Vokes, 46, had been a machinist and a welder before he returned to the University of Alberta at age 30 to become a metallurgical engineer. Barry Patchett, a retired metallurgy professor, said he knows his former student as an engineer who is technically proficient, honest and responsible.
Patchett said if Vokes made a complaint, "you can take that seriously; take it to the bank because from what I know, he takes his responsibility, his work seriously."
Last Friday, the NEB issued a public letter to TransCanada. Without naming Vokes, it said "many of the allegations of regulatory non-compliance identified by the complainant were verified by TransCanada’s internal audit."
The NEB said it was “concerned by TransCanada’s non-compliance with NEB regulations, as well as its own internal management systems and procedures.”
Pipeline safety of 'paramount importance'
The regulator warned the company it would not tolerate further infractions of regulations related to welding inspections, the training of pipeline inspectors and internal engineering standards. It also announced a further audit of the company’s inspection and engineering procedures.
"Pipeline safety is of paramount importance to the NEB, and it will take all available actions to protect Canadians and the environment," the regulator stated.
The board, however, said the deficiencies "do not represent immediate threats to the safety of people or the environment.”
In an email statement to CBC News, TransCanada said “our reviews concluded that the items raised by the former employee were identified and addressed through routine quality-control processes well before any facilities went into service.
"We are confident that any remaining concerns the regulator has about compliance and pipeline safety will be unwarranted," the TransCanada statement said.
The NEB is continuing its investigation of TransCanada and warned that if the company doesn't fix the identified problems, it "will not hesitate to impose appropriate corrective actions."
Lack of independent inspection questioned
Many of the complaints by Vokes focused on TransCanada's practice of allowing its pipeline and fabrication contractors to hire the inspectors that would be inspecting the contractors' work.
In 1999, the NEB imposed a regulation which requires the companies contracting the work, such as TransCanada, to supply independent inspectors to inspect the contractors' work.
"There is an inherent conflict when a prime contractor does his own inspections," Vokes said, especially when the project involves gas pipelines under high pressure because the consequence could be greater since it relates to public safety.
"In pipelining, there is a huge amount of stress for a very thin pipe," he said. "You certainly should be paying attention to what is wrong with your pipe, making sure nothing happens to it, and there are no injurious defects to your pipe as it is being put into the ground."
Vokes said an NEB regulation ensures contractors can’t pressure inspectors to sign off on work that is not up to code.
TransCanada has publicly admitted it did not always follow this regulation in the past, but said it was industry standard.
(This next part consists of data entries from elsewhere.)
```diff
@@ -207,26 +239,23 @@
       zc = T4[tid];
 #pragma unroll
       for (int cj = 0; cj < 4; ++cj) {
-        float q, iqd;
-        bool fixed;
-        fx_quantum(__uint_as_float(s_max[ch0 + cj]) * Kf, q, iqd, fixed);
         const int r = acc[cj * G + tid];
-        gv[cj] = fixed ? (float)r * q : __int_as_float(r);
+        gv[cj] = iq[cj] != 0.0f ? (float)r * qs[cj] : __int_as_float(r);
         buf_st_stream(b_gz, vo_cell, (unsigned)(ch0 + cj) * cell_row, gv[cj]);
+        acc[cj * G + tid] = 0;
       }
     }
     const unsigned zw[4] = {__float_as_uint(zc.x), __float_as_uint(zc.y), __float_as_uint(zc.z), __float_as_uint(zc.w)};
+    if (tid < G) {
+      PZ[tid] = make_float4(__uint_as_float(zw[0] ? zw[0] : kNoMatch), __uint_as_float(zw[1] ? zw[1] : kNoMatch), gv[0], gv[1]);
+      PZ[G + tid] = make_float4(__uint_as_float(zw[2] ? zw[2] : kNoMatch), __uint_as_float(zw[3] ? zw[3] : kNoMatch), gv[2], gv[3]);
+    }
     {
       int nzt = 0;
 #pragma unroll
       for (int k = 0; k < 4; ++k) nzt += (zw[k] != 0u);
-      nzt = wave_sum_i32(nzt);
-      if ((tid & 63) == 0 && nzt) atomicAdd(&s_tie[(grp & 1) * 2], nzt);
-    }
-    __syncthreads();
-    if (tid < G) {
-      ZG[tid] = make_float4(__uint_as_float(zw[0] ? zw[0] : kNoMatch), __uint_as_float(zw[1] ? zw[1] : kNoMatch), gv[0], gv[1]);
-      ZG[G + tid] = make_float4(__uint_as_float(zw[2] ? zw[2] : kNoMatch), __uint_as_float(zw[3] ? zw[3] : kNoMatch), gv[2], gv[3]);
+      nzt = row_sum_i32(nzt);
+      if (row_last && nzt) atomicAdd(s_tie_lane + (grp & 1) * 2, nzt);
     }
     __syncthreads();
 
@@ -246,14 +275,16 @@
         float gw[4] = {0.0f, 0.0f, 0.0f, 0.0f};
 #pragma unroll
         for (int pr = 0; pr < 2; ++pr) {
-          const float4* Zp = ZG + (size_t)pr * G + p.base;
+          const float4* Zp = PZ + (size_t)pr * G + p.base;
           const float xa = HAS_PAD ? fq[2 * pr][i] * pv[i] : fq[2 * pr][i];
           const float xb = HAS_PAD ? fq[2 * pr + 1][i] * pv[i] : fq[2 * pr + 1][i];
           ct_f4 zg[4];
 #pragma unroll
           for (int v = 0; v < 4; ++v) zg[v] = *(const ct_f4*)(Zp + off[v]);
-#pragma unroll
-          for (int v = 0; v < 4; ++v) asm volatile("" : "+v"(zg[v].x), "+v"(zg[v].y), "+v"(zg[v].z), "+v"(zg[v].w));
+          if constexpr (WT == 0) {
+#pragma unroll
+            for (int v = 0; v < 4; ++v) asm volatile("" : "+v"(zg[v].x), "+v"(zg[v].y), "+v"(zg[v].z), "+v"(zg[v].w));
+          }
           float gfa = 0.0f, gfb = 0.0f;
 #pragma unroll
           for (int v = 0; v < 4; ++v) {
@@ -282,15 +313,12 @@
 #pragma unroll
       for (int cj = 0; cj < 4; ++cj) request1(grp + 1, cj);
     }
-    nm = wave_sum_i32(nm);
-    if ((tid & 63) == 0 && nm) atomicAdd(&s_tie[(grp & 1) * 2 + 1], nm);
+    nm = row_sum_i32(nm);
+    if (row_last && nm) atomicAdd(s_tie_lane + (grp & 1) * 2 + 1, nm);
     __syncthreads();
     const int* tw = s_tie + (grp & 1) * 2;
     if (tw[0] != tw[1]) tied |= 1ull << grp;
     if (tid < 2) s_tie[((grp & 1) ^ 1) * 2 + tid] = 0;
-    int zero;
-    asm volatile("v_mov_b32 %0, 0" : "=v"(zero));
-    if (tid < G) ((int4*)acc)[tid] = make_int4(zero, zero, zero, zero);
   };
   int grp = 0;
   for (; grp + 1 < ngroups; ++grp) group(grp, std::true_type{});
```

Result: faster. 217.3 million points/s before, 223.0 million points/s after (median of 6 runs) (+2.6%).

Vokes said TransCanada believed independent inspection slowed production, driving up construction costs.
Keystone XL pipeline a key U.S. election issue
These latest revelations about TransCanada's inspection and engineering practices come in the midst of a U.S. presidential election campaign in which the proposed Keystone XL pipeline is a major issue.
A subsidiary of Calgary-based TransCanada Corp. is proposing to build the controversial $12-billion pipeline to transport 830,000 barrels a day of mostly Alberta oilsands crude to refineries on the U.S. Gulf Coast.
U.S. President Barack Obama rejected the application by TransCanada in November, 2011, saying more time was required to assess its environmental risks.
The firm resubmitted its proposal for an altered northern segment of the route in May. It said the proposal addressed concerns about potential damage to a massive aquifer beneath the environmentally-sensitive Nebraska Sandhills. The pipeline, however, is also facing strong public opposition in Texas from landowners and others.